The same is true of defibrillation. A patient who has been defibrillated may have their heartbeat restored. Even so, they will usually remain unconscious. Often, multiple shocks are required, and in the vast majority of cases, defibrillation fails to restore a perfusing (adequate to oxygenate tissue) rhythm to the heart. In those few instances when it does work, the patient will be at extreme risk until the underlying causes of the arrest are attended to.
A successful resuscitation requires an awful lot of things to go right. They usually don’t. When it happens, it incorporates not only early chest compression and defibrillation, but endotracheal intubation (a tube inserted down the trachea for the delivery of oxygen by a ventilator or handheld resuscitation device), vigorous oxygenation, an intravenous line and a lot of pharmaceuticals.

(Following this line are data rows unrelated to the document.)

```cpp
struct pydem_tile {
    int64_t n = 0, m = 0, NN = 0;
    int device = 0;
    hipStream_t stream = nullptr;
    hipStream_t stream2 = nullptr;
    hipEvent_t ev_fork = nullptr, ev_join = nullptr, ev_snap = nullptr;
    hipEvent_t ev[8] = {};
    double *elev = nullptr, *mag = nullptr, *dir = nullptr, *prop = nullptr, *uca = nullptr, *twi = nullptr;
    double *weight = nullptr, *uca_w = nullptr;
    uint8_t *flats = nullptr, *edge_todo = nullptr, *edge_done = nullptr, *flat0 = nullptr;
    int8_t *section = nullptr;
    bool have[PYDEM_FIELD_COUNT] = {};
    double *dX = nullptr, *dY = nullptr, *dX2 = nullptr, *dY2 = nullptr;
    RowTab *rowtab = nullptr;
    double *sec_theta = nullptr;
    double *row_area = nullptr;
    std::vector<double> h_dX, h_dY, h_dX2, h_dY2;
    bool spacing_set = false;
    int stencil_exact_only = 0;
    bool elev_f32 = false;
    int elev_dtype = 0;
    uint8_t *inmask = nullptr, *gflags = nullptr, *todo_work = nullptr;
    double *contrib = nullptr;
    int32_t *indeg = nullptr, *queue[2] = {nullptr, nullptr}, *labels = nullptr, *flatlist = nullptr;
    int32_t *counters = nullptr;
    int32_t *h_counters = nullptr;
    PitGraph pits;
    int32_t *estamp = nullptr; double *edelta = nullptr, *p_delta = nullptr, *s_data = nullptr;
    uint8_t *p_flags = nullptr, *s_flags = nullptr;
    int32_t eepoch = 0;
    int32_t *eseed = nullptr;
    bool edge_clean = false;
    bool einc_compact = false;
    void *nd_rec = nullptr; int64_t nd_cap = 0; int32_t nd = 0;
    int64_t circular_cells = -1;
    int64_t einc_round = 0;
    bool einc_ready = false;
    std::vector<std::pair<int, int64_t>> watch;
    size_t watch_built = 0;
    bool cond_live = false;
    bool cond_pending = false;
    int32_t cond_nw = 0, cond_nan_cap = 0;
    void *cond_mem = nullptr; size_t cond_bytes = 0;
    void *cond_node = nullptr, *cond_edge = nullptr; double *cond_slot = nullptr;
    int32_t *cond_q0 = nullptr, *cond_q1 = nullptr, *cond_nanq = nullptr, *cond_cnt = nullptr;
    void *cb_mem[3] = {nullptr, nullptr, nullptr}; size_t cb_bytes[3] = {0, 0, 0};
    double *h_strip_d = nullptr; uint8_t *h_strip_f = nullptr; size_t h_strip_cap = 0;
    void *h_stage = nullptr; size_t h_stage_bytes = 0;
    int32_t etodo_prev = 0;
    double *line_stage = nullptr;
    void *lines_stage = nullptr; int lines_cap = 0;
    bool graph_valid = false;
    pydem_options graph_opt = {};
    void *scratch = nullptr; size_t scratch_bytes = 0;
    int64_t device_bytes = 0;
    pydem_timings tm = {};
};

template <typename T>
int tile_alloc(pydem_tile *t, T **p, size_t count);

struct ArenaLease {
    int device = -1;
    void *arena = nullptr;
    char *base = nullptr; size_t bytes = 0, off = 0, want = 0;
    std::vector<void *> extra;
    bool held = false;
    ~ArenaLease();
};
int arena_acquire(int device, ArenaLease *L);
void *arena_take(ArenaLease *L, size_t bytes);

int ensure_fields(pydem_tile *t, std::initializer_list<int> fields);
void *plane_take(int device, size_t bytes);
void plane_give(int device, void *q);
hipError_t dev_malloc(void **p, size_t bytes);
int tile_pinned(pydem_tile *t, size_t bytes, void **out);

int stage_stencil(pydem_tile *t);
int stage_flats(pydem_tile *t);
int stage_section_graph(pydem_tile *t, const pydem_options *opt);
int stage_pits(pydem_tile *t, const pydem_options *opt);
int stage_sweep(pydem_tile *t, const pydem_options *opt);
int stage_uca_weighted(pydem_tile *t, const pydem_options *opt, int scale_by_cell_area);
int stage_twi(pydem_tile *t, const pydem_options *opt);
int stage_edge_update(pydem_tile *t, const pydem_options *opt, const double *const data[4], const uint8_t *const done[4],
                      const uint8_t *const todo[4]);
int stage_edge_round_inc(pydem_tile *t, const pydem_options *opt, const double *const data[4], const uint8_t *const done[4],
                         const uint8_t *const todo[4]);
int stage_edge_flush(pydem_tile *t);
int stage_edge_catchup(pydem_tile *t);
bool tile_edge_queue_ready(const pydem_tile *t);
size_t tile_edge_queue_desc_bytes();
int tile_edge_queue_desc(pydem_tile *t, void *out, const unsigned long long *gate, int bit, const unsigned long long *round_base,
                         const unsigned long long *round_add, int64_t *nper);
int stage_edge_rounds_queued(hipStream_t s, const void *d_q, int count, int64_t max_nper);
unsigned long long tile_edge_round_counter(const pydem_tile *t);
void tile_edge_rounds_ran(pydem_tile *t, int waves);
void tile_watch_line(pydem_tile *t, int axis, int64_t index);
bool tile_line_watched(const pydem_tile *t, int axis, int64_t index);
int stage_fill_flats(pydem_tile *t, double max_pit_area, int below_sea, double source_tol, int peaks, int pits, int artefacts_only);
int stage_pit_candidates(pydem_tile *t, int below_sea, int64_t *npits);
int stage_pit_candidates_read(pydem_tile *t, int64_t npits, int32_t *cells, double *elev);
int stage_pit_paths(pydem_tile *t, const int32_t *order_host, int64_t npits, int max_iter, int max_dist, double max_dist_XY,
                    int64_t *n_failed, int64_t *iter_used, int64_t *rounds_out, int dtype_mode);
int stage_synth(pydem_tile *t, uint32_t seed, int64_t row0, int64_t col0, int n_oct, int top_shift,
                double zmin, double zrange);
int bench_stencil(pydem_tile *t, int iters, double *avg_ms);

static inline int64_t cdiv(int64_t a, int64_t b) { return (a + b - 1) / b; }
```

pydem_amd/csrc/pits.hip:

```cpp
#include "internal.h"
#include <hipcub/hipcub.hpp>
#include <math.h>
#include <stdlib.h>
#include <algorithm>
#include <vector>

namespace {

__device__ __forceinline__ double np_pairwise_leaf(const double *a, int n)
{
    if (n < 8) {
        double res = 0.;
        for (int i = 0; i < n; i++) res += a[i];
        return res;
    }
    double r0 = a[0], r1 = a[1], r2 = a[2], r3 = a[3], r4 = a[4], r5 = a[5], r6 = a[6], r7 = a[7];
    int i;
    for (i = 8; i < n - (n % 8); i += 8) {
        r0 += a[i]; r1 += a[i + 1]; r2 += a[i + 2]; r3 += a[i + 3];
        r4 += a[i + 4]; r5 += a[i + 5]; r6 += a[i + 6]; r7 += a[i + 7];
    }
    double res = ((r0 + r1) + (r2 + r3)) + ((r4 + r5) + (r6 + r7));
    for (; i < n; i++) res += a[i];
    return res;
// ... 733 lines not shown
            const bool in_a = (pos >> 5) == wa;
            const uint32_t wd = in_a ? va : vb;
            if (wd & bit) continue;
            if (nb == LN_B) { over = true; continue; }
            if (in_a) va |= bit; else vb |= bit;
            if (wb == wa) vb = va;
            lp[nb * LN_T] = (uint8_t)pos;
            nb++;
        }
        seen[wa * LN_T] = va;
        if (wb != wa) seen[wb * LN_T] = vb;
    };
    auto fetch_new = [&](int nb0) {
        constexpr int FB = 8;
        for (int base = nb0; base < nb; base += FB) {
            double e8[FB]; uint8_t pm8[FB];
#pragma unroll
            for (int k = 0; k < FB; k++) {
                e8[k] = 0.0; pm8[k] = 0;
                if (base + k < nb) {
                    const int pos = lp[(base + k) * LN_T];
                    const int64_t cell = (int64_t)(r0 + (pos >> 4)) * m + (c0 + (pos & 15));
                    e8[k] = P.elev[cell]; pm8[k] = P.pitmask[cell];
                }
            }
#pragma unroll
            for (int k = 0; k < FB; k++) {
                const int idx = base + k;
                if (idx >= nb) continue;
                le[idx * LN_T] = e8[k];
                if (e8[k] != e8[k]) has_nan = true;
                if (pm8[k]) { pitbits |= 1u << idx; if (e8[k] < epit) has_p = true; }
                else { pitbits &= ~(1u << idx); if (e8[k] < epit_border) has_np = true; }
            }
        }
    };
    const bool prof = P.prof != nullptr;
    long long acc_a = 0, acc_b = 0, acc_c = 0, acc_g = 0, trips = 0, busy = 0;
    for (;;) {
        long long tk0 = 0, tk1 = 0, tk2 = 0, tkg = 0;
        if (prof) tk0 = clock64();
        const unsigned long long idle = __ballot(!running);
        if (idle && more) {
            if (chunk_next == chunk_end) {
                int32_t b = 0;
                if (lane == 0) b = atomicAdd(P.work_next, LN_CHUNK);
                b = __shfl(b, 0);
                chunk_next = b < np ? b : np;
                chunk_end = b + LN_CHUNK < np ? b + LN_CHUNK : np;
                if (chunk_next >= chunk_end) more = false;
            }
            const int avail = chunk_end - chunk_next, want = __popcll(idle);
            const int rank = __popcll(idle & lt);
            if (!running && rank < avail) {
                pit = pits[chunk_next + rank];
                ipit = pit / m; jpit = pit - ipit * m;
                r0 = ipit - LN_W / 2; c0 = jpit - LN_W / 2;
                if (r0 > n - LN_W) r0 = n - LN_W;
                if (c0 > m - LN_W) c0 = m - LN_W;
                if (r0 < 0) r0 = 0;
                if (c0 < 0) c0 = 0;
#pragma unroll
                for (int w = 0; w < 8; w++) seen[w * LN_T] = 0;
                epit = P.elev[pit];
                epit_border = epit;
                nb = 0; pitbits = 0; it = 0;
                has_np = false; has_p = false; has_nan = false; over = false;
                {
                    const int pos = (ipit - r0) * LN_W + (jpit - c0);
                    seen[(pos >> 5) * LN_T] = 1u << (pos & 31);
                    discover(ipit - r0, jpit - c0);
                    fetch_new(0);
                }
                if (P.min_border) {
                    double mn = INFINITY;
                    for (int k = 0; k < nb; k++) mn = min_f64(mn, le[k * LN_T]);
                    if (nb) epit_border = mn;
                    has_np = false;
                }
                running = true;
            }
            chunk_next += want < avail ? want : avail;
        }
        if (!__ballot(running)) { if (more) continue; break; }
        if (prof) { tk1 = clock64(); busy += __popcll(__ballot(running)); trips++; }
        int nd = 0;
        int status = 0;
        double ssum = 0.0;
        if (running && !pending) {
            if (over) pending = 4;
            else if (it >= P.max_iter || nb == 0) pending = 3;
            else if (has_nan) pending = has_p ? 2 : 3;
            else if (has_np) pending = 1;
            else if (has_p) pending = 2;
            else {
                double mn = INFINITY;
                for (int k0 = 0; k0 < nb; k0 += 8) {
                    double v[8];
#pragma unroll
                    for (int i = 0; i < 8; i++) v[i] = k0 + i < nb ? le[(k0 + i) * LN_T] : INFINITY;
#pragma unroll
                    for (int i = 0; i < 8; i++) mn = min_f64(mn, v[i]);
                }
                uint32_t eq = 0;
                for (int k0 = 0; k0 < nb; k0 += 8) {
                    double v[8];
#pragma unroll
                    for (int i = 0; i < 8; i++) v[i] = k0 + i < nb ? le[(k0 + i) * LN_T] : INFINITY;
#pragma unroll
                    for (int i = 0; i < 8; i++) if (k0 + i < nb && v[i] == mn) eq |= 1u << (k0 + i);
                }
                int nq = 0;
                while (eq) {
                    const int k = 31 - __clz((int)eq);
                    eq &= ~(1u << k);
                    lq[nq * LN_T] = lp[k * LN_T]; nq++;
                    nb--;
                    if (k != nb) {
                        le[k * LN_T] = le[nb * LN_T]; lp[k * LN_T] = lp[nb * LN_T];
                        pitbits = (pitbits & ~(1u << k)) | (((pitbits >> nb) & 1u) << k);
                    }
                }
                const int nb0 = nb;
                for (int j = 0; j < nq; j++) { const int pos = lq[j * LN_T]; discover(pos >> 4, pos & 15); }
                fetch_new(nb0);
                it++;
            }
        }
        const unsigned long long waiting = __ballot(pending != 0), growing = __ballot(running && !pending);
        if (prof) { tkg = clock64(); acc_g += tkg - tk1; }
        if (!(__popcll(waiting) >= LN_FIN_BATCH || (waiting && !growing))) continue;
        if (pending) {
            const int mode = pending <= 2 ? pending : 0;
            status = pending == 4 ? 3 : 2;
            if (mode) {
                uint32_t mt = 0;
                for (int k0 = 0; k0 < nb; k0 += 8) {
                    double v[8];
#pragma unroll
                    for (int i = 0; i < 8; i++) v[i] = k0 + i < nb ? le[(k0 + i) * LN_T] : INFINITY;
#pragma unroll
                    for (int i = 0; i < 8; i++) {
                        const bool isp = (pitbits >> (k0 + i)) & 1u;
                        if (k0 + i < nb && (mode == 1 ? (!isp && v[i] < epit_border) : (isp && v[i] < epit))) mt |= 1u << (k0 + i);
                    }
                }
                while (mt) {
                    const int k = __ffs((int)mt) - 1;
                    mt &= mt - 1u;
                    if (k != nd) {
                        const double ek = le[k * LN_T], en = le[nd * LN_T];
                        const uint8_t pk = lp[k * LN_T], pn = lp[nd * LN_T];
                        const uint32_t bk = (pitbits >> k) & 1u, bn = (pitbits >> nd) & 1u;
                        le[k * LN_T] = en; lp[k * LN_T] = pn; le[nd * LN_T] = ek; lp[nd * LN_T] = pk;
                        pitbits = (pitbits & ~((1u << k) | (1u << nd))) | (bn << k) | (bk << nd);
                    }
                    nd++;
                }
                for (int a = 1; a < nd; a++) {
                    const double ea = le[a * LN_T]; const uint8_t pa = lp[a * LN_T]; const uint32_t ba = (pitbits >> a) & 1u;
                    int b = a - 1;
                    while (b >= 0 && lp[b * LN_T] > pa) {
                        le[(b + 1) * LN_T] = le[b * LN_T]; lp[(b + 1) * LN_T] = lp[b * LN_T];
                        pitbits = (pitbits & ~(1u << (b + 1))) | (((pitbits >> b) & 1u) << (b + 1));
                        b--;
                    }
                    le[(b + 1) * LN_T] = ea; lp[(b + 1) * LN_T] = pa;
                    pitbits = (pitbits & ~(1u << (b + 1))) | (ba << (b + 1));
                }
                const int ndX = n - 1;
                const bool xy = !isnan(P.max_dist_XY) && P.max_dist_XY != 0;
                int keep = 0;
                for (int t = 0; t < nd; t++) {
                    const int pos = lp[t * LN_T];
                    const int idr = r0 + (pos >> 4), jdr = c0 + (pos & 15);
                    if (P.max_dist) {
                        const int di = ipit - idr, dj = jpit - jdr;
                        if (!(sqrt((double)(di * di + dj * dj)) <= (double)P.max_dist)) continue;
                    }
                    const int a = ipit < idr ? ipit : idr, b = ipit < idr ? idr : ipit;
                    double dxm;
                    if (ipit == idr) dxm = P.dX[ipit < ndX - 1 ? ipit : ndX - 1];
                    else dxm = np_pairwise_leaf15(P.dX + a, b - a) / (double)(b - a);
                    const double dx = dxm * (double)(jpit - jdr);
                    const double dy = np_pairwise_leaf15(P.dY + a, b - a);
                    const double d = sqrt(dx * dx + dy * dy);
                    if (xy && !(d <= P.max_dist_XY)) continue;
                    le[keep * LN_T] = pit_drop(P, epit, le[t * LN_T]) / d;
                    lp[keep * LN_T] = (uint8_t)pos;
                    keep++;
                }
                nd = keep;
                if (nd > 0) {
                    ssum = np_pairwise_leaf_strided(le, LN_T, nd);
                    P.mag[pit] = ssum / (double)nd;
                    P.flats[pit] = 0;
                    status = 1;
                }
            }
            running = false; pending = 0;
        }
        if (prof) { tk2 = clock64(); acc_a += tk1 - tk0; acc_b += tk2 - tkg; }
        if (!__ballot(status != 0)) continue;
        int incl = nd;
        for (int off = 1; off < 64; off <<= 1) { const int o = __shfl_up(incl, off); if (lane >= off) incl += o; }
        const int tot = __shfl(incl, 63);
        int32_t wbase = 0;
        if (lane == 0 && tot) wbase = atomicAdd(&P.out_count[0], tot);
        wbase = __shfl(wbase, 0);
        if (tot) {
            if ((int64_t)wbase + tot <= P.out_cap) {
                const int32_t o = wbase + incl - nd;
                for (int t = 0; t < nd; t++) {
                    const int pos = lp[t * LN_T];
                    P.out_src[o + t] = pit;
                    P.out_dst[o + t] = (int32_t)((int64_t)(r0 + (pos >> 4)) * m + (c0 + (pos & 15)));
                    P.out_w[o + t] = le[t * LN_T] / ssum;
                }
            } else if (lane == 0) atomicAdd(&P.out_count[3], 1);
        }
        const unsigned long long b_un = __ballot(status == 2), b_ov = __ballot(status == 3);
        if (lane == 0 && b_un) atomicAdd(&P.out_count[1], __popcll(b_un));
        if (b_ov) {
            int32_t obase = 0;
            if (lane == 0) obase = atomicAdd(&P.out_count[4], __popcll(b_ov));
            obase = __shfl(obase, 0);
            if (status == 3) {
                const int32_t slot = obase + __popcll(b_ov & lt);
                P.lane_overflow[slot] = pit;
                if (P.lane_state) {
                for (int k = 0; k < nb; k++) { const int pos = lp[k * LN_T]; seen[(pos >> 5) * LN_T] &= ~(1u << (pos & 31)); }
                uint32_t *rec = P.lane_state + (size_t)slot * 12;
                rec[0] = (uint32_t)it; rec[1] = 0;
                rec[2] = (uint32_t)__double2loint(epit_border); rec[3] = (uint32_t)__double2hiint(epit_border);
#pragma unroll
                for (int w = 0; w < 8; w++) rec[4 + w] = seen[w * LN_T];
                }
            }
        }
        if (prof) acc_c += clock64() - tk2;
    }
    if (prof && lane == 0) {
        atomicAdd(P.prof + 0, (unsigned long long)acc_a); atomicAdd(P.prof + 1, (unsigned long long)acc_b);
        atomicAdd(P.prof + 2, (unsigned long long)acc_c); atomicAdd(P.prof + 3, (unsigned long long)busy);
        atomicAdd(P.prof + 4, (unsigned long long)trips); atomicAdd(P.prof + 5, (unsigned long long)acc_g);
    }
}
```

It’s not the sort of thing you can MacGuyver. If your character hooks somebody up to a pair of jumper cables in an attempt to improvise defibrillation, the victim will most likely end up on the crispy end of done.
If you have a character experiencing a heart attack, take some time to make the details convincing. Remember, a lot of people in medicine read. They need something to do while they are waiting to hear back from your insurance carrier.